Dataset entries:

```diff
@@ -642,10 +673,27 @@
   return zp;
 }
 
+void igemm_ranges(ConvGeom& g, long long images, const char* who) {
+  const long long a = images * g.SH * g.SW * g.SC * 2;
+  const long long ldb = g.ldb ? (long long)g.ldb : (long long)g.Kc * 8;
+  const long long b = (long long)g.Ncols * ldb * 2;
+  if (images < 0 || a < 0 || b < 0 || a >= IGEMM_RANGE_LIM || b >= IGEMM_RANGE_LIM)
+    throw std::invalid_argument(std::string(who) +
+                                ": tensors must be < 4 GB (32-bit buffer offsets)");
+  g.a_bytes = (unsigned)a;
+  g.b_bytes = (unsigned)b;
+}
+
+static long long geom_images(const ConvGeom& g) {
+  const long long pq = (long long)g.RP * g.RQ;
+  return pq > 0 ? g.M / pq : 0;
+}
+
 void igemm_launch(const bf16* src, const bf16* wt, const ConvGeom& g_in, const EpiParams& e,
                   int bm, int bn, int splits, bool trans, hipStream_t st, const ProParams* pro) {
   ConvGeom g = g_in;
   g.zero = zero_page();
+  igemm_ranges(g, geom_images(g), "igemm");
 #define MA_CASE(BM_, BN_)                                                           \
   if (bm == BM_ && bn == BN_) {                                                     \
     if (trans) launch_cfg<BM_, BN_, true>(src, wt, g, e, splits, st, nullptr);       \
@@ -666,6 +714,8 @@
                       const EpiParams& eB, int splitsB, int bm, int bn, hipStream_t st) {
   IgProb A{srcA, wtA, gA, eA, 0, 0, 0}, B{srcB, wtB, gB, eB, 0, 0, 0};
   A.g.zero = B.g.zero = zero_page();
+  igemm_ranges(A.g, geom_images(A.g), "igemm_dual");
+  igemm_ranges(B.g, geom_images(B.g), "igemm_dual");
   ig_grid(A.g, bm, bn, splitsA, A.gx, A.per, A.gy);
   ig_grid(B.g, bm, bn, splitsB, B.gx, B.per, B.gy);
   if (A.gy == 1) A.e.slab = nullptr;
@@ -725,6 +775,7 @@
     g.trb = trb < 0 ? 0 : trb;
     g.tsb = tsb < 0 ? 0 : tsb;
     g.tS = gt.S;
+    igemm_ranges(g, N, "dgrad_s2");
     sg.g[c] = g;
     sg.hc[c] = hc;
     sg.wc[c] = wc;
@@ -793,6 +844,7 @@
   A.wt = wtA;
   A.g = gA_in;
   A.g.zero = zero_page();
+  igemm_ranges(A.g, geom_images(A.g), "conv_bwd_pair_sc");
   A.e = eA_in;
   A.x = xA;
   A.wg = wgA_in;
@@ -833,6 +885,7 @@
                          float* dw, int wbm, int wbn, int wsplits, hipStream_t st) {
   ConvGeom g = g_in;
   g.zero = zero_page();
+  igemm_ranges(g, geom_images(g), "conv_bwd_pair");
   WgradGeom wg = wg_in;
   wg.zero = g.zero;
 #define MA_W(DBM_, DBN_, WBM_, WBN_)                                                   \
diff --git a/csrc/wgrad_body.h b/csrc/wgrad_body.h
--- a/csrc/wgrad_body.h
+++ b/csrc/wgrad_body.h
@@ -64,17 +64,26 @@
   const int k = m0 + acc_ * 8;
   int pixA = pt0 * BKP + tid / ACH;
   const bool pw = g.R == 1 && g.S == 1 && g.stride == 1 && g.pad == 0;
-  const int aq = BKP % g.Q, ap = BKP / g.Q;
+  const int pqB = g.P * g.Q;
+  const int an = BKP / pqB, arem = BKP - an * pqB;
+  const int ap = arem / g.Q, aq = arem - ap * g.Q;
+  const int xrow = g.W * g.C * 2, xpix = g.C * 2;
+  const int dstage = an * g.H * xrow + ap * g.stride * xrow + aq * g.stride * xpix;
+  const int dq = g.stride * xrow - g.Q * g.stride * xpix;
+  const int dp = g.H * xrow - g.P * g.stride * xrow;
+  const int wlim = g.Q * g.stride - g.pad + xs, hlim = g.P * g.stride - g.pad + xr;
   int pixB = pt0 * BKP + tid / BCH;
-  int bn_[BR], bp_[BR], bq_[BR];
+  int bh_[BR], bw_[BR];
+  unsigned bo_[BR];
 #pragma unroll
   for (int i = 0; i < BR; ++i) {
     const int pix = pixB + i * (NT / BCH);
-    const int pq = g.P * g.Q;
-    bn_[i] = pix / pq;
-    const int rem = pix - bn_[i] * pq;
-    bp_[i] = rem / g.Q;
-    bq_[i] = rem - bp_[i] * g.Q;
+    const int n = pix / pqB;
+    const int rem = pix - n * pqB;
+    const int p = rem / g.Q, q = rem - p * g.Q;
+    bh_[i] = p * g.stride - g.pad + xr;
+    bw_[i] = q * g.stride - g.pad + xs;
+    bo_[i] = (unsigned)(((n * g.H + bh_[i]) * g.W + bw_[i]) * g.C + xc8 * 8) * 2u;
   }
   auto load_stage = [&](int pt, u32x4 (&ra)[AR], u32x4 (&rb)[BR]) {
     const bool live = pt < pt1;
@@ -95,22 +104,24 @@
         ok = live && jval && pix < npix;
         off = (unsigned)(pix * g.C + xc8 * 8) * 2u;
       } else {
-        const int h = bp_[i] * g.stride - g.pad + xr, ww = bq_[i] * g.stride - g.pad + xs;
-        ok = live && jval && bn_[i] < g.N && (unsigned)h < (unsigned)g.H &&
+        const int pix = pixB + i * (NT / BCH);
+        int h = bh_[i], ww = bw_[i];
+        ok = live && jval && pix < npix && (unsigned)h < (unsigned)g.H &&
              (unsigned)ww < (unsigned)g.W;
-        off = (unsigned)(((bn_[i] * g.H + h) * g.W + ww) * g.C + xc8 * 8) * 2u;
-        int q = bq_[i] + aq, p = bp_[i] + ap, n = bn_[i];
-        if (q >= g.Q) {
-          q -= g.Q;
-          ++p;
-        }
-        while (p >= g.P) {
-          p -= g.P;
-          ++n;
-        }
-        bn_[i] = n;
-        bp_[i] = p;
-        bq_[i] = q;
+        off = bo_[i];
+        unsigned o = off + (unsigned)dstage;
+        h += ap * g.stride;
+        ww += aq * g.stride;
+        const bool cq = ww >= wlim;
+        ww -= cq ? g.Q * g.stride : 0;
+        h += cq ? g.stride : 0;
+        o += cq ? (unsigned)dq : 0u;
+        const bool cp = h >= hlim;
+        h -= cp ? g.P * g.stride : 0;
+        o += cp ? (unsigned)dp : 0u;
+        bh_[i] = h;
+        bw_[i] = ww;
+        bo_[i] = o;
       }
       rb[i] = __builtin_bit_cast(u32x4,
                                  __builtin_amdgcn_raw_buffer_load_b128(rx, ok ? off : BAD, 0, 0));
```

● To do: Each entry above is to be transcribed word for word.

● Answer to this task:
```diff
@@ -642,10 +673,27 @@
   return zp;
 }
 
+void igemm_ranges(ConvGeom& g, long long images, const char* who) {
+  const long long a = images * g.SH * g.SW * g.SC * 2;
+  const long long ldb = g.ldb ? (long long)g.ldb : (long long)g.Kc * 8;
+  const long long b = (long long)g.Ncols * ldb * 2;
+  if (images < 0 || a < 0 || b < 0 || a >= IGEMM_RANGE_LIM || b >= IGEMM_RANGE_LIM)
+    throw std::invalid_argument(std::string(who) +
+                                ": tensors must be < 4 GB (32-bit buffer offsets)");
+  g.a_bytes = (unsigned)a;
+  g.b_bytes = (unsigned)b;
+}
+
+static long long geom_images(const ConvGeom& g) {
+  const long long pq = (long long)g.RP * g.RQ;
+  return pq > 0 ? g.M / pq : 0;
+}
+
 void igemm_launch(const bf16* src, const bf16* wt, const ConvGeom& g_in, const EpiParams& e,
                   int bm, int bn, int splits, bool trans, hipStream_t st, const ProParams* pro) {
   ConvGeom g = g_in;
   g.zero = zero_page();
+  igemm_ranges(g, geom_images(g), "igemm");
 #define MA_CASE(BM_, BN_)                                                           \
   if (bm == BM_ && bn == BN_) {                                                     \
     if (trans) launch_cfg<BM_, BN_, true>(src, wt, g, e, splits, st, nullptr);       \
@@ -666,6 +714,8 @@
                       const EpiParams& eB, int splitsB, int bm, int bn, hipStream_t st) {
   IgProb A{srcA, wtA, gA, eA, 0, 0, 0}, B{srcB, wtB, gB, eB, 0, 0, 0};
   A.g.zero = B.g.zero = zero_page();
+  igemm_ranges(A.g, geom_images(A.g), "igemm_dual");
+  igemm_ranges(B.g, geom_images(B.g), "igemm_dual");
   ig_grid(A.g, bm, bn, splitsA, A.gx, A.per, A.gy);
   ig_grid(B.g, bm, bn, splitsB, B.gx, B.per, B.gy);
   if (A.gy == 1) A.e.slab = nullptr;
@@ -725,6 +775,7 @@
     g.trb = trb < 0 ? 0 : trb;
     g.tsb = tsb < 0 ? 0 : tsb;
     g.tS = gt.S;
+    igemm_ranges(g, N, "dgrad_s2");
     sg.g[c] = g;
     sg.hc[c] = hc;
     sg.wc[c] = wc;
@@ -793,6 +844,7 @@
   A.wt = wtA;
   A.g = gA_in;
   A.g.zero = zero_page();
+  igemm_ranges(A.g, geom_images(A.g), "conv_bwd_pair_sc");
   A.e = eA_in;
   A.x = xA;
   A.wg = wgA_in;
@@ -833,6 +885,7 @@
                          float* dw, int wbm, int wbn, int wsplits, hipStream_t st) {
   ConvGeom g = g_in;
   g.zero = zero_page();
+  igemm_ranges(g, geom_images(g), "conv_bwd_pair");
   WgradGeom wg = wg_in;
   wg.zero = g.zero;
 #define MA_W(DBM_, DBN_, WBM_, WBN_)                                                   \
diff --git a/csrc/wgrad_body.h b/csrc/wgrad_body.h
--- a/csrc/wgrad_body.h
+++ b/csrc/wgrad_body.h
@@ -64,17 +64,26 @@
   const int k = m0 + acc_ * 8;
   int pixA = pt0 * BKP + tid / ACH;
   const bool pw = g.R == 1 && g.S == 1 && g.stride == 1 && g.pad == 0;
-  const int aq = BKP % g.Q, ap = BKP / g.Q;
+  const int pqB = g.P * g.Q;
+  const int an = BKP / pqB, arem = BKP - an * pqB;
+  const int ap = arem / g.Q, aq = arem - ap * g.Q;
+  const int xrow = g.W * g.C * 2, xpix = g.C * 2;
+  const int dstage = an * g.H * xrow + ap * g.stride * xrow + aq * g.stride * xpix;
+  const int dq = g.stride * xrow - g.Q * g.stride * xpix;
+  const int dp = g.H * xrow - g.P * g.stride * xrow;
+  const int wlim = g.Q * g.stride - g.pad + xs, hlim = g.P * g.stride - g.pad + xr;
   int pixB = pt0 * BKP + tid / BCH;
-  int bn_[BR], bp_[BR], bq_[BR];
+  int bh_[BR], bw_[BR];
+  unsigned bo_[BR];
 #pragma unroll
   for (int i = 0; i < BR; ++i) {
     const int pix = pixB + i * (NT / BCH);
-    const int pq = g.P * g.Q;
-    bn_[i] = pix / pq;
-    const int rem = pix - bn_[i] * pq;
-    bp_[i] = rem / g.Q;
-    bq_[i] = rem - bp_[i] * g.Q;
+    const int n = pix / pqB;
+    const int rem = pix - n * pqB;
+    const int p = rem / g.Q, q = rem - p * g.Q;
+    bh_[i] = p * g.stride - g.pad + xr;
+    bw_[i] = q * g.stride - g.pad + xs;
+    bo_[i] = (unsigned)(((n * g.H + bh_[i]) * g.W + bw_[i]) * g.C + xc8 * 8) * 2u;
   }
   auto load_stage = [&](int pt, u32x4 (&ra)[AR], u32x4 (&rb)[BR]) {
     const bool live = pt < pt1;
@@ -95,22 +104,24 @@
         ok = live && jval && pix < npix;
         off = (unsigned)(pix * g.C + xc8 * 8) * 2u;
       } else {
-        const int h = bp_[i] * g.stride - g.pad + xr, ww = bq_[i] * g.stride - g.pad + xs;
-        ok = live && jval && bn_[i] < g.N && (unsigned)h < (unsigned)g.H &&
+        const int pix = pixB + i * (NT / BCH);
+        int h = bh_[i], ww = bw_[i];
+        ok = live && jval && pix < npix && (unsigned)h < (unsigned)g.H &&
              (unsigned)ww < (unsigned)g.W;
-        off = (unsigned)(((bn_[i] * g.H + h) * g.W + ww) * g.C + xc8 * 8) * 2u;
-        int q = bq_[i] + aq, p = bp_[i] + ap, n = bn_[i];
-        if (q >= g.Q) {
-          q -= g.Q;
-          ++p;
-        }
-        while (p >= g.P) {
-          p -= g.P;
-          ++n;
-        }
-        bn_[i] = n;
-        bp_[i] = p;
-        bq_[i] = q;
+        off = bo_[i];
+        unsigned o = off + (unsigned)dstage;
+        h += ap * g.stride;
+        ww += aq * g.stride;
+        const bool cq = ww >= wlim;
+        ww -= cq ? g.Q * g.stride : 0;
+        h += cq ? g.stride : 0;
+        o += cq ? (unsigned)dq : 0u;
+        const bool cp = h >= hlim;
+        h -= cp ? g.P * g.stride : 0;
+        o += cp ? (unsigned)dp : 0u;
+        bh_[i] = h;
+        bw_[i] = ww;
+        bo_[i] = o;
       }
       rb[i] = __builtin_bit_cast(u32x4,
                                  __builtin_amdgcn_raw_buffer_load_b128(rx, ok ? off : BAD, 0, 0));
```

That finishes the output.